Carleton chemistry professor Deborah Gross does research studying small airborne particles present in the air we breathe, to better understand human health as well as climate change implications. A number of years ago, she and I worked together to build the software tool Enchilada: that impressive acronym stands for Environmental Chemistry through Intelligent Atmospheric Data Analysis. Enchilada provides Deborah and her colleagues with the ability to process data from her monitoring equipment, and do a variety of forms of data analysis on it. For example, given a dataset of airborne particles collected from a major pollution site, Enchilada offers a variety of visualizations to help the user understand what the composition of the pollution might be. It can also run clustering algorithms to help the user find prevalent categories of particles in the dataset.
Enchilada hasn't been actively worked on in about 8 years. In fact, we haven't done a release or even rebuilt it during that time. It needs help. I suspect the last time we built a release we were using Java 5 or 6. The first step in this project will simply be to revive Enchilada, get it building with modern development tools, and with current versions of Java.
Enchilada uses a database system to store all of its data within. Currently, it uses Microsoft SQL Server. We made the choice to go with SQL Server back when the project first started, which was a very long time ago. At the time, we tried a few different systems, and on the Windows platform (which is where our users were), SQL Server was clearly faster than the alternatives that we tried. That said, there are a number of disadvantages associated with SQL Server. It's costs additional money; it requires a separate install since we can't bundle it with Enchilada; and it prevents Enchilada from working on Macs.
Since we made the choice to go with SQL Server back in 2005, the database world has changed pretty dramatically. A variety of NoSQL database systems have appeared and surged in popularity; and can in some situations be considerably faster. The existing open source relational database alternatives to SQL Server have also gotten much faster.
The main goal of this project will be to learn about how a variety of open-source database systems work (both relational and NoSQL), how to tune them, how to optimize them, and to implement each one within Enchilada to see if performance can be improved. If all goes well, the hope is to release a new modern updated version of Enchilada that instead uses a faster open-source database instead of SQL Server. Regardless, the real point of this project is to use Enchilada as a base on which to do a comparative study of database systems. By the time you're done with this project, as a team you'll have a wealth of experience in setting up, implementing, comparing, and understanding a variety of cutting-edge database tools.

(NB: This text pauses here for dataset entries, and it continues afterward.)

@@ -553,7 +553,7 @@
     for (int it = 0; it < tp.n_secant; ++it) {
         if (tid < ROWS) { float* p = lds.pts + tid * 3; p[0] = cc[0] + z_pred * d[0]; p[1] = cc[1] + z_pred * d[1]; p[2] = cc[2] + z_pred * d[2]; }
         __syncthreads();
-        mv_eval_dispatch<MT, NTW, NW>(net, (n + 15) >> 4, lds.act, lds.pe, lds.pts, lds.sdfv, tid);
+        mv_eval_dispatch<MT, NTW, NW, NET, XR>(net, (n + 15) >> 4, lds.act, lds.pe, lds.pts, lds.sdfv, tid);
         if (mine) {
             const float sm = lds.sdfv[tid];
             if (sm > 0.f) { z_low = z_pred; sdf_low = sm; }
@@ -594,6 +594,11 @@
         q0 = s_q0;
     }
     mv_eval_rows<MT, NTW, NW, NET>(net, tp, c, sg, q0, smem, n_list);
+}
+template <class NET>
+__global__ __launch_bounds__(1024) void k_secant_rays16(NET net, MvTraceParams tp, SampleCtx c) {
+    extern __shared__ __attribute__((aligned(16))) float smem[];
+    mv_secant_rays<1, 1, 16, NET, true>(net, tp, c, (int)c.counters[MV_CNT_N_SECANT], blockIdx.x, smem);
 }
 static int mv_tail_mode() {
     static int v = -1;
@@ -673,7 +678,7 @@
 template <int MT, int NTW, int NW, class NET>
 static hipError_t launch_stage2(const NET& net, const MvTraceParams& tp, const float* cam_loc, const float* dirs, int B, int P, int training,
                                 const float* intervals, const float* steps, float* points, uint8_t* mask, float* dists, float* ws,
-                                unsigned long long* counters, int parts, int mt1, hipStream_t stream) {
+                                unsigned long long* counters, int parts, int mt1, bool sec16, hipStream_t stream) {
     const int R = B * P, ROWS = 16 * MT;
     float* w_zmin = ws;
     float* w_zmax = w_zmin + R;
@@ -727,14 +732,32 @@
         hipLaunchKernelGGL((k_ray_samples<MT, NTW, NW, NET>), dim3(minsdf.blocks), dim3(64 * NW), lds2, stream, net, tp, c2, minsdf, none, 0);
         hipLaunchKernelGGL(k_reduce_items, dim3(red_blocks), dim3(64 * MV_RED_WAVES), 0, stream, tp, c2, w_list_min, (const int*)nullptr, (int)MV_CNT_N_MINSDF, 2);
     }
-    if (parts & 8)
+    if (parts & 8) {
+        if constexpr (mv_net_wt<NET>::v == 3) {
+            if (sec16) {
+                const size_t lds16 = trace_lds_bytes(net, 1, 0, 0, true);
+                static size_t set16 = 0;
+                if (lds16 > set16) {
+                    hipError_t e = hipFuncSetAttribute((const void*)k_secant_rays16<NET>, hipFuncAttributeMaxDynamicSharedMemorySize, (int)lds16);
+                    if (e != hipSuccess) return e;
+                    set16 = lds16;
+                }
+                hipLaunchKernelGGL(k_secant_rays16<NET>, dim3(sec_blocks), dim3(1024), lds16, stream, net, tp, c);
+                return hipGetLastError();
+            }
+        }
         hipLaunchKernelGGL((k_ray_samples<MT, NTW, NW, NET>), dim3(sec_blocks), dim3(64 * NW), lds2, stream, net, tp, c, none, none, sec_blocks);
+    }
     return hipGetLastError();
 }
 
 #ifndef MV_SPHERE_NW16
 #define MV_SPHERE_NW16 1
 #endif
+static bool mv_secant_nw16_on() {
+    static const int v = [] { const char* e = mv_dev_env("MVSDF_SECANT_NW16"); return e ? atoi(e) : 1; }();
+    return v != 0;
+}
 template <class NET>
 hipError_t mv_trace_launch(int stages, const NET& net, const MvTraceParams& tp, int mt1, int mt2, const float* cam_loc, const float* dirs,
                            const uint8_t* om, int B, int P, int training, const float* intervals, const float* steps, float* points,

You'll be expected to produce the following deliverables associated with your project:
CS 334 (Database Systems) isn't required to work on this project, but it would help a lot.

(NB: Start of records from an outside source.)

# fishaudio/fish-diffusion

Hardware: NVIDIA H100
Metric: mel_frames_per_sec_100step_ddpm (higher is better)
Workload: dtype f32 (3x fp16 split-product wgmma, fp32 accumulate)

## Files before the change

### fish_diffusion_b200/csrc/fd_tapgemm_tc.cu

```cuda
#include <cuda.h>
#include "fd_common.cuh"
#include "fd_host.h"
#include "fd_tc_ptx.cuh"

namespace {

constexpr int BLOCK_M = 128;

constexpr int ring_stages(int stage_bytes, int bias_floats) {
  return fd_tc_ring_stages(1024  + bias_floats * 4 + 2 * FD_TC_MAX_STAGES * 8 + FD_TC_SCRATCH_BYTES,
                           stage_bytes);
}

template <int BLOCK_N, int BLOCK_K, int EPI, int NPL>
struct Cfg {
  static constexpr bool PP = EPI == FD_EPI_GATE || EPI == FD_EPI_RES_SKIP;
  static constexpr int ROWS = PP ? 64 : BLOCK_M;
  static constexpr int A_BYTES = ROWS * BLOCK_K * 2;
  static constexpr int W_BYTES = BLOCK_N * BLOCK_K * 2;
  static constexpr int GROUP = BLOCK_K >= 64 || PP ? 1 : 64 / BLOCK_K;
  static constexpr int SUB_BYTES = NPL * (A_BYTES + W_BYTES);
  static constexpr int STAGE_BYTES = GROUP * SUB_BYTES;
  static constexpr int TX_BYTES = SUB_BYTES;
  static constexpr int SWIZZLE_BYTES = BLOCK_K * 2;
  static constexpr uint32_t SWIZZLE_MODE = swizzle_mode_for(SWIZZLE_BYTES);
  static constexpr uint32_t SBO = 8 * SWIZZLE_BYTES;
  static constexpr int BIAS_FLOATS = (EPI == FD_EPI_GATE ? 3 : 1) * BLOCK_N;
  static constexpr int BIAS_TOTAL = (PP ? 2 : 1) * BIAS_FLOATS;
  static constexpr int NUM_STAGES = ring_stages(STAGE_BYTES, BIAS_TOTAL);
  static constexpr int SMEM_BYTES = 1024  + NUM_STAGES * STAGE_BYTES + BIAS_TOTAL * 4 +
                                    2 * NUM_STAGES * 8 + FD_TC_SCRATCH_BYTES;
  static_assert(NUM_STAGES >= 2, "pipeline needs at least two stages");
  static_assert(SMEM_BYTES <= FD_TC_SMEM_BUDGET, "shared memory");
};

template <int BLOCK_N, int EPI>
__device__ __forceinline__ void stage_bias(const FdTapGemm& p, int b, int n0, float* bias_s, int i0, int step) {
  if (EPI == FD_EPI_GATE) {
    const size_t bo = (size_t)b * p.gbias_bstride + n0;
    for (int i = i0; i < BLOCK_N; i += step) {
      bias_s[i] = p.gbias_full[bo + i];
      bias_s[BLOCK_N + i] = p.gbias_lo[bo + i];
      bias_s[2 * BLOCK_N + i] = p.gbias_hi[bo + i];
    }
  } else {
    for (int i = i0; i < BLOCK_N; i += step)
      bias_s[i] = p.bias ? p.bias[(size_t)b * p.bias_bstride + n0 + i] : 0.f;
  }
}
template <int EPI>
__device__ __forceinline__ long long bias_key(const FdTapGemm& p, int b, int n0) {
  return EPI == FD_EPI_GATE ? (long long)b * p.gbias_bstride + n0 : (long long)b * p.bias_bstride + n0;
}

template <int BLOCK_N, int EPI, int PREC>
__device__ __forceinline__ void tile_epilogue(const FdTapGemm& p, const float* acc, int b, int n_tile, int rw0,
                                              const float* bias_s, uint32_t my_scratch, int lane) {
  const int n0 = n_tile * BLOCK_N;
  if (EPI == FD_EPI_GATE || EPI == FD_EPI_MAG) {
    constexpr int HALF = BLOCK_N / 2;
    const uint32_t sb = smem_u32(bias_s);
    const int r = lane >> 1, sub = lane & 1;
    const int t = rw0 + r;
    const bool valid = t < p.T;
    const bool e_lo = t < p.dil, e_hi = t + p.dil >= p.T;
    const bool edge_any = __any_sync(0xffffffffu, valid && (e_lo || e_hi));
    const size_t zplane = (size_t)p.B * p.T * p.C, zrow = ((size_t)b * p.T + t) * p.C + (size_t)n_tile * HALF;
    const size_t yplane = (size_t)p.B * p.T * p.n_total, yrow = ((size_t)b * p.T + t) * p.n_total;
    const int halfg = p.gate_tile / 2;
#pragma unroll
    for (int c = 0; c < HALF; c += 16) {
      frag_to_scratch<16>(my_scratch, acc, c, 0, lane);
      frag_to_scratch<16>(my_scratch, acc, HALF + c, 16, lane);
      __syncwarp();
      float g[8], f[8];
      {
        const float4 g0 = scratch_ld4(my_scratch, r, 2 * sub), g1 = scratch_ld4(my_scratch, r, 2 * sub + 1);
        const float4 f0 = scratch_ld4(my_scratch, r, 4 + 2 * sub), f1 = scratch_ld4(my_scratch, r, 5 + 2 * sub);
        g[0] = g0.x; g[1] = g0.y; g[2] = g0.z; g[3] = g0.w; g[4] = g1.x; g[5] = g1.y; g[6] = g1.z; g[7] = g1.w;
        f[0] = f0.x; f[1] = f0.y; f[2] = f0.z; f[3] = f0.w; f[4] = f1.x; f[5] = f1.y; f[6] = f1.z; f[7] = f1.w;
      }
      __syncwarp();
      const int cc = c + 8 * sub;
      if (valid) {
        if (EPI == FD_EPI_MAG) {
          fd_epi_mag<8, PREC>(p, b, t, n_tile * HALF + cc, g, f);
        } else {
          float yg[8], yf[8], z[8];
          {
            float4 c0, c1, d0, d1;
            if (p.addend != nullptr) {
              const float* ad = p.addend + yrow + n0 + cc;
              c0 = __ldcs(reinterpret_cast<const float4*>(ad));
              c1 = __ldcs(reinterpret_cast<const float4*>(ad + 4));
              d0 = __ldcs(reinterpret_cast<const float4*>(ad + HALF));
              d1 = __ldcs(reinterpret_cast<const float4*>(ad + HALF + 4));
            }
            const float4 a0 = lds128(sb + 4u * cc), a1 = lds128(sb + 4u * cc + 16u);
            const float4 b0 = lds128(sb + 4u * (HALF + cc)), b1 = lds128(sb + 4u * (HALF + cc) + 16u);
            const float bg[8] = {a0.x, a0.y, a0.z, a0.w, a1.x, a1.y, a1.z, a1.w};
            const float bf[8] = {b0.x, b0.y, b0.z, b0.w, b1.x, b1.y, b1.z, b1.w};
#pragma unroll
            for (int i = 0; i < 8; ++i) {
              yg[i] = g[i] * p.acc_scale + bg[i];
              yf[i] = f[i] * p.acc_scale + bf[i];
            }
            if (p.addend != nullptr) {
              const float cg[8] = {c0.x, c0.y, c0.z, c0.w, c1.x, c1.y, c1.z, c1.w};
              const float cf[8] = {d0.x, d0.y, d0.z, d0.w, d1.x, d1.y, d1.z, d1.w};
#pragma unroll
              for (int i = 0; i < 8; ++i) { yg[i] += cg[i]; yf[i] += cf[i]; }
            }
          }
          if (edge_any) {
#pragma unroll
            for (int e = 0; e < 2; ++e) {
              if (e == 0 ? e_lo : e_hi) {
                const uint32_t eb = sb + 4u * ((1 + e) * BLOCK_N + cc);
                const float4 a0 = lds128(eb), a1 = lds128(eb + 16u);
                const float4 b0 = lds128(eb + 4u * HALF), b1 = lds128(eb + 4u * HALF + 16u);
                const float eg[8] = {a0.x, a0.y, a0.z, a0.w, a1.x, a1.y, a1.z, a1.w};
                const float ef[8] = {b0.x, b0.y, b0.z, b0.w, b1.x, b1.y, b1.z, b1.w};
#pragma unroll
                for (int i = 0; i < 8; ++i) { yg[i] -= eg[i]; yf[i] -= ef[i]; }
              }
            }
          }
#pragma unroll
          for (int i = 0; i < 8; ++i) z[i] = fd_sigmoid(yg[i]) * fd_tanh(yf[i]);
          if (p.y_planes != nullptr) {
            const int zc0 = n_tile * HALF + cc;
            const int ng = p.gate_tile == BLOCK_N ? n_tile * BLOCK_N + cc : (zc0 / halfg) * p.gate_tile + (zc0 % halfg);
            fd_store_planes<8>(p.y_planes, yplane, yrow + ng, yg, PREC);
            fd_store_planes<8>(p.y_planes, yplane, yrow + ng + halfg, yf, PREC);
          }
          fd_store_planes<8>(p.out_planes, zplane, zrow + cc, z, PREC);
        }
      }
    }
  } else if (BLOCK_N >= 64) {
    const uint32_t bias_addr = smem_u32(bias_s);
    const int j4 = (lane & 7) * 4, rsub = lane >> 3;
    const int rbase = rw0 + rsub;
    const int nrows = rbase < p.T ? min(4, (p.T - rbase + 3) / 4) : 0;
    const uint32_t rowbase = (uint32_t)b * (uint32_t)p.T;
#pragma unroll
    for (int c = 0; c < BLOCK_N; c += 32) {
      const int col = c + j4;
      const int n = n0 + col;
      frag_to_scratch<32>(my_scratch, acc, c, 0, lane);
      __syncwarp();
      float4 a[4];
#pragma unroll
      for (int pp = 0; pp < 4; ++pp) a[pp] = scratch_ld4(my_scratch, 4 * pp + rsub, lane & 7);
      __syncwarp();
      if (EPI == FD_EPI_GATE_BWD) {
        const int half_g = p.gate_tile / 2;
        const uint32_t pg = (uint32_t)((n / half_g) * p.gate_tile + (n % half_g));
        const uint32_t W2 = 2u * (uint32_t)p.C;
        const size_t yplane = (size_t)p.B * p.T * W2;
        const uint16_t* const y_lo = p.y_planes + yplane;
        uint16_t* const o_lo = p.out_planes + yplane;
        float sg4[4] = {0.f, 0.f, 0.f, 0.f}, sf4[4] = {0.f, 0.f, 0.f, 0.f};
        float e0g[4] = {0.f, 0.f, 0.f, 0.f}, e0f[4] = {0.f, 0.f, 0.f, 0.f}, e1g[4] = {0.f, 0.f, 0.f, 0.f}, e1f[4] = {0.f, 0.f, 0.f, 0.f};
        uint2 gh[4], gl[4], fh[4], fl[4];
        uint32_t eo4[4];
#pragma unroll
        for (int pp = 0; pp < 4; ++pp) {
          eo4[pp] = (rowbase + (uint32_t)min(rbase + pp * 4, p.T - 1)) * W2 + pg;
          gh[pp] = *reinterpret_cast<const uint2*>(p.y_planes + eo4[pp]);
          gl[pp] = *reinterpret_cast<const uint2*>(y_lo + eo4[pp]);
          fh[pp] = *reinterpret_cast<const uint2*>(p.y_planes + eo4[pp] + half_g);
          fl[pp] = *reinterpret_cast<const uint2*>(y_lo + eo4[pp] + half_g);
        }
#pragma unroll
        for (int pp = 0; pp < 4; ++pp) {
          if (pp >= nrows) break;
          float g[4], f[4];
          fd_combine2(gh[pp].x, gl[pp].x, PREC, g[0], g[1]);
          fd_combine2(gh[pp].y, gl[pp].y, PREC, g[2], g[3]);
          fd_combine2(fh[pp].x, fl[pp].x, PREC, f[0], f[1]);
          fd_combine2(fh[pp].y, fl[pp].y, PREC, f[2], f[3]);
          const float dzv[4] = {a[pp].x * p.acc_scale, a[pp].y * p.acc_scale, a[pp].z * p.acc_scale, a[pp].w * p.acc_scale};
          float dg[4], df[4];
#pragma unroll
          for (int i = 0; i < 4; ++i) fd_dgate(dzv[i], g[i], f[i], dg[i], df[i]);
          uint32_t h0, l0, h1, l1;
          fd_split2(dg[0], dg[1], PREC, h0, l0);
          fd_split2(dg[2], dg[3], PREC, h1, l1);
          *reinterpret_cast<uint2*>(p.out_planes + eo4[pp]) = make_uint2(h0, h1);
          *reinterpret_cast<uint2*>(o_lo + eo4[pp]) = make_uint2(l0, l1);
          fd_split2(df[0], df[1], PREC, h0, l0);
          fd_split2(df[2], df[3], PREC, h1, l1);
          *reinterpret_cast<uint2*>(p.out_planes + eo4[pp] + half_g) = make_uint2(h0, h1);
          *reinterpret_cast<uint2*>(o_lo + eo4[pp] + half_g) = make_uint2(l0, l1);
          if (p.cs != nullptr) {
            const int tt = rbase + pp * 4;
            const bool in0 = tt < p.dil, in1 = tt + p.dil >= p.T;
#pragma unroll
            for (int i = 0; i < 4; ++i) {
              sg4[i] += dg[i]; sf4[i] += df[i];
              if (in0) { e0g[i] += dg[i]; e0f[i] += df[i]; }
              if (in1) { e1g[i] += dg[i]; e1f[i] += df[i]; }
            }
          }
        }
        if (p.cs != nullptr) {
          const bool edge0 = rw0 < p.dil, edge1 = rw0 + 16 + p.dil > p.T;
#pragma unroll
          for (int i = 0; i < 4; ++i) {
            sg4[i] += __shfl_xor_sync(0xffffffffu, sg4[i], 8); sg4[i] += __shfl_xor_sync(0xffffffffu, sg4[i], 16);
            sf4[i] += __shfl_xor_sync(0xffffffffu, sf4[i], 8); sf4[i] += __shfl_xor_sync(0xffffffffu, sf4[i], 16);
            if (edge0) {
              e0g[i] += __shfl_xor_sync(0xffffffffu, e0g[i], 8); e0g[i] += __shfl_xor_sync(0xffffffffu, e0g[i], 16);
              e0f[i] += __shfl_xor_sync(0xffffffffu, e0f[i], 8); e0f[i] += __shfl_xor_sync(0xffffffffu, e0f[i], 16);
            }
            if (edge1) {
              e1g[i] += __shfl_xor_sync(0xffffffffu, e1g[i], 8); e1g[i] += __shfl_xor_sync(0xffffffffu, e1g[i], 16);
              e1f[i] += __shfl_xor_sync(0xffffffffu, e1f[i], 8); e1f[i] += __shfl_xor_sync(0xffffffffu, e1f[i], 16);
            }
          }
          if (rsub == 0) {
            float* const csb = p.cs + (size_t)b * W2 + pg;
#pragma unroll
            for (int i = 0; i < 4; ++i) {
              atomicAdd(csb + i, sg4[i] * p.cs_scale);
              atomicAdd(csb + half_g + i, sf4[i] * p.cs_scale);
            }
            if (p.cs_edge != nullptr && (edge0 || edge1)) {
              float* const ce0 = p.cs_edge + (size_t)b * W2 + pg;
              float* const ce1 = ce0 + (size_t)p.B * W2;
#pragma unroll
              for (int i = 0; i < 4; ++i) {
                if (edge0) { atomicAdd(ce0 + i, e0g[i] * p.cs_scale); atomicAdd(ce0 + half_g + i, e0f[i] * p.cs_scale); }
                if (edge1) { atomicAdd(ce1 + i, e1g[i] * p.cs_scale); atomicAdd(ce1 + half_g + i, e1f[i] * p.cs_scale); }
              }
            }
          }
        }
      } else if (EPI == FD_EPI_RES_SKIP) {
        const float4 bias4 = lds128(bias_addr + 4u * col);
        const bool is_res = n0 < p.C;
        const uint32_t cn = (uint32_t)(is_res ? n : n - p.C);
        const size_t plane = (size_t)p.B * p.T * p.C;
        uint32_t eo[4];
#pragma unroll
        for (int pp = 0; pp < 4; ++pp)
          eo[pp] = (rowbase + (uint32_t)min(rbase + pp * 4, p.T - 1)) * (uint32_t)p.C + cn;
        if (is_res) {
          if (!p.last_layer) {
            const uint16_t* const xlo = p.x_planes + plane;
            uint16_t* const xo = p.x_out_planes != nullptr ? p.x_out_planes : p.x_planes;
            uint16_t* const xo_lo = xo + plane;
            uint2 h2[4], l2[4];
#pragma unroll
            for (int pp = 0; pp < 4; ++pp) {
              h2[pp] = *reinterpret_cast<const uint2*>(p.x_planes + eo[pp]);
              l2[pp] = *reinterpret_cast<const uint2*>(xlo + eo[pp]);
            }
#pragma unroll
            for (int pp = 0; pp < 4; ++pp) {
              if (pp >= nrows) break;
              float x0, x1, x2, x3;
              fd_combine2(h2[pp].x, l2[pp].x, PREC, x0, x1);
              fd_combine2(h2[pp].y, l2[pp].y, PREC, x2, x3);
              x0 = (x0 + (a[pp].x * p.acc_scale + bias4.x)) * 0.70710678118654752440f;
              x1 = (x1 + (a[pp].y * p.acc_scale + bias4.y)) * 0.70710678118654752440f;
              x2 = (x2 + (a[pp].z * p.acc_scale + bias4.z)) * 0.70710678118654752440f;
              x3 = (x3 + (a[pp].w * p.acc_scale + bias4.w)) * 0.70710678118654752440f;
              uint32_t h0, l0, h1, l1;
              fd_split2(x0, x1, PREC, h0, l0);
              fd_split2(x2, x3, PREC, h1, l1);
              *reinterpret_cast<uint2*>(xo + eo[pp]) = make_uint2(h0, h1);
              *reinterpret_cast<uint2*>(xo_lo + eo[pp]) = make_uint2(l0, l1);
            }
          }
        } else {
          float4 sk[4];
          if (!p.first_layer) {
#pragma unroll
            for (int pp = 0; pp < 4; ++pp) sk[pp] = *reinterpret_cast<const float4*>(p.skip_f32 + eo[pp]);
          }
          uint16_t* const sk_lo = p.skip_planes + plane;
#pragma unroll
          for (int pp = 0; pp < 4; ++pp) {
            if (pp >= nrows) break;
            float y0 = a[pp].x * p.acc_scale + bias4.x, y1 = a[pp].y * p.acc_scale + bias4.y;
            float y2 = a[pp].z * p.acc_scale + bias4.z, y3 = a[pp].w * p.acc_scale + bias4.w;
            if (!p.first_layer) { y0 += sk[pp].x; y1 += sk[pp].y; y2 += sk[pp].z; y3 += sk[pp].w; }
            if (p.last_layer) {
              uint32_t h0, l0, h1, l1;
              fd_split2(y0 * p.skip_scale, y1 * p.skip_scale, PREC, h0, l0);
              fd_split2(y2 * p.skip_scale, y3 * p.skip_scale, PREC, h1, l1);
              *reinterpret_cast<uint2*>(p.skip_planes + eo[pp]) = make_uint2(h0, h1);
              *reinterpret_cast<uint2*>(sk_lo + eo[pp]) = make_uint2(l0, l1);
            } else {
              *reinterpret_cast<float4*>(p.skip_f32 + eo[pp]) = make_float4(y0, y1, y2, y3);
            }
          }
        }
      } else {
        const float4 bias4 = lds128(bias_addr + 4u * col);
        uint32_t eo[4];
#pragma unroll
        for (int pp = 0; pp < 4; ++pp)
          eo[pp] = (rowbase + (uint32_t)min(rbase + pp * 4, p.T - 1)) * (uint32_t)p.n_total + (uint32_t)n;
        float4 pre[4];
#pragma unroll
        for (int pp = 0; pp < 4; ++pp) pre[pp] = make_float4(0.f, 0.f, 0.f, 0.f);
        if (p.addend != nullptr) {
#pragma unroll
          for (int pp = 0; pp < 4; ++pp) {
            const float4 t4 = *reinterpret_cast<const float4*>(p.addend + eo[pp]);
            pre[pp].x += t4.x; pre[pp].y += t4.y; pre[pp].z += t4.z; pre[pp].w += t4.w;
          }
        }
        if (p.res_f32 != nullptr) {
#pragma unroll
          for (int pp = 0; pp < 4; ++pp) {
            const float4 t4 = *reinterpret_cast<const float4*>(p.res_f32 + eo[pp]);
            pre[pp].x += t4.x; pre[pp].y += t4.y; pre[pp].z += t4.z; pre[pp].w += t4.w;
          }
        }
        if (p.res_planes != nullptr) {
          const uint16_t* const lo_base = p.res_planes + (size_t)p.B * p.T * p.n_total;
#pragma unroll
          for (int pp = 0; pp < 4; ++pp) {
            const uint2 h2 = *reinterpret_cast<const uint2*>(p.res_planes + eo[pp]);
            const uint2 l2 = *reinterpret_cast<const uint2*>(lo_base + eo[pp]);
            float r0, r1, r2, r3;
            fd_combine2(h2.x, l2.x, PREC, r0, r1);
            fd_combine2(h2.y, l2.y, PREC, r2, r3);
            pre[pp].x += p.res_scale * r0; pre[pp].y += p.res_scale * r1;
            pre[pp].z += p.res_scale * r2; pre[pp].w += p.res_scale * r3;
          }
        }
        uint32_t mkbits = 0;
        if (p.row_mask != nullptr) {
#pragma unroll
          for (int pp = 0; pp < 4; ++pp)
            if (p.row_mask[rowbase + (uint32_t)min(rbase + pp * 4, p.T - 1)] != 0) mkbits |= 1u << pp;
        }
#pragma unroll
        for (int pp = 0; pp < 4; ++pp) {
          a[pp].x = (a[pp].x * p.acc_scale + bias4.x + pre[pp].x) * p.post_scale;
          a[pp].y = (a[pp].y * p.acc_scale + bias4.y + pre[pp].y) * p.post_scale;
          a[pp].z = (a[pp].z * p.acc_scale + bias4.z + pre[pp].z) * p.post_scale;
          a[pp].w = (a[pp].w * p.acc_scale + bias4.w + pre[pp].w) * p.post_scale;
        }
        if (p.out_f32 != nullptr && p.out_accum) {
#pragma unroll
          for (int pp = 0; pp < 4; ++pp) {
            const float4 o4 = *reinterpret_cast<const float4*>(p.out_f32 + eo[pp]);
            a[pp].x += o4.x; a[pp].y += o4.y; a[pp].z += o4.z; a[pp].w += o4.w;
          }
        }
        const float slope = p.act == FD_ACT_NONE ? 1.f : p.act == FD_ACT_RELU ? 0.f : p.act_slope;
        uint16_t* const out_lo = p.out_planes + (size_t)p.B * p.T * p.n_total;
#pragma unroll
        for (int pp = 0; pp < 4; ++pp) {
          if (pp >= nrows) break;
          if ((mkbits >> pp) & 1u) a[pp] = make_float4(0.f, 0.f, 0.f, 0.f);
          if (p.out_f32 != nullptr) *reinterpret_cast<float4*>(p.out_f32 + eo[pp]) = a[pp];
          if (p.out_planes != nullptr) {
            uint32_t h0, l0, h1, l1;
            fd_split2(fd_act(a[pp].x * p.planes_scale, slope), fd_act(a[pp].y * p.planes_scale, slope), PREC, h0, l0);
            fd_split2(fd_act(a[pp].z * p.planes_scale, slope), fd_act(a[pp].w * p.planes_scale, slope), PREC, h1, l1);
            *reinterpret_cast<uint2*>(p.out_planes + eo[pp]) = make_uint2(h0, h1);
            *reinterpret_cast<uint2*>(out_lo + eo[pp]) = make_uint2(l0, l1);
          }
        }
      }
    }
  } else {
    constexpr int PER = BLOCK_N / 2;
    frag_to_scratch<BLOCK_N>(my_scratch, acc, 0, 0, lane);
    __syncwarp();
    const int r = lane >> 1, sub = lane & 1;
    float v[PER];
#pragma unroll
    for (int q4 = 0; q4 < PER / 4; ++q4) {
      const float4 x = scratch_ld4(my_scratch, r, sub * (PER / 4) + q4);
      v[4 * q4] = x.x; v[4 * q4 + 1] = x.y; v[4 * q4 + 2] = x.z; v[4 * q4 + 3] = x.w;
    }
    __syncwarp();
    const int t = rw0 + r;
    if (t < p.T) {
#pragma unroll
      for (int h = 0; h < PER / 8; ++h) {
        float v8[8];
#pragma unroll
        for (int i = 0; i < 8; ++i) v8[i] = v[h * 8 + i];
        const int cc = sub * PER + h * 8;
        if (EPI == FD_EPI_LINEAR) fd_epi_linear<8, PREC>(p, b, t, n0 + cc, v8, bias_s, n0);
        else fd_epi_res_skip<8, PREC>(p, b, t, n0 + cc, v8, bias_s + cc);
      }
    }
  }
}
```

The user community for Enchilada is generally only interested in running it on Windows, and so we have only done releases targeting that operating system. It is true that the Enchilada is written in Java, so in principle it could run on other platforms, but the user interface code has been tweaked fairly heavily to work optimally under Windows. It will not run well (currently) elsewhere, though that might be fixed. Likewise, SQL Server requires Windows (or apparently also Linux, though we haven't tried it.) SQL Server will not run on Mac OS.
This project will therefore require significant development work to be done on the Windows operating system. This can be done in our labs (we can set up computers in CMC 307), or on your own laptop if you have one that runs Windows. Porting Enchilada to work on Mac is an option (see above), but you should expect that this would take time. The key benchmarks against SQL Server would regardless need to be done on Windows computers.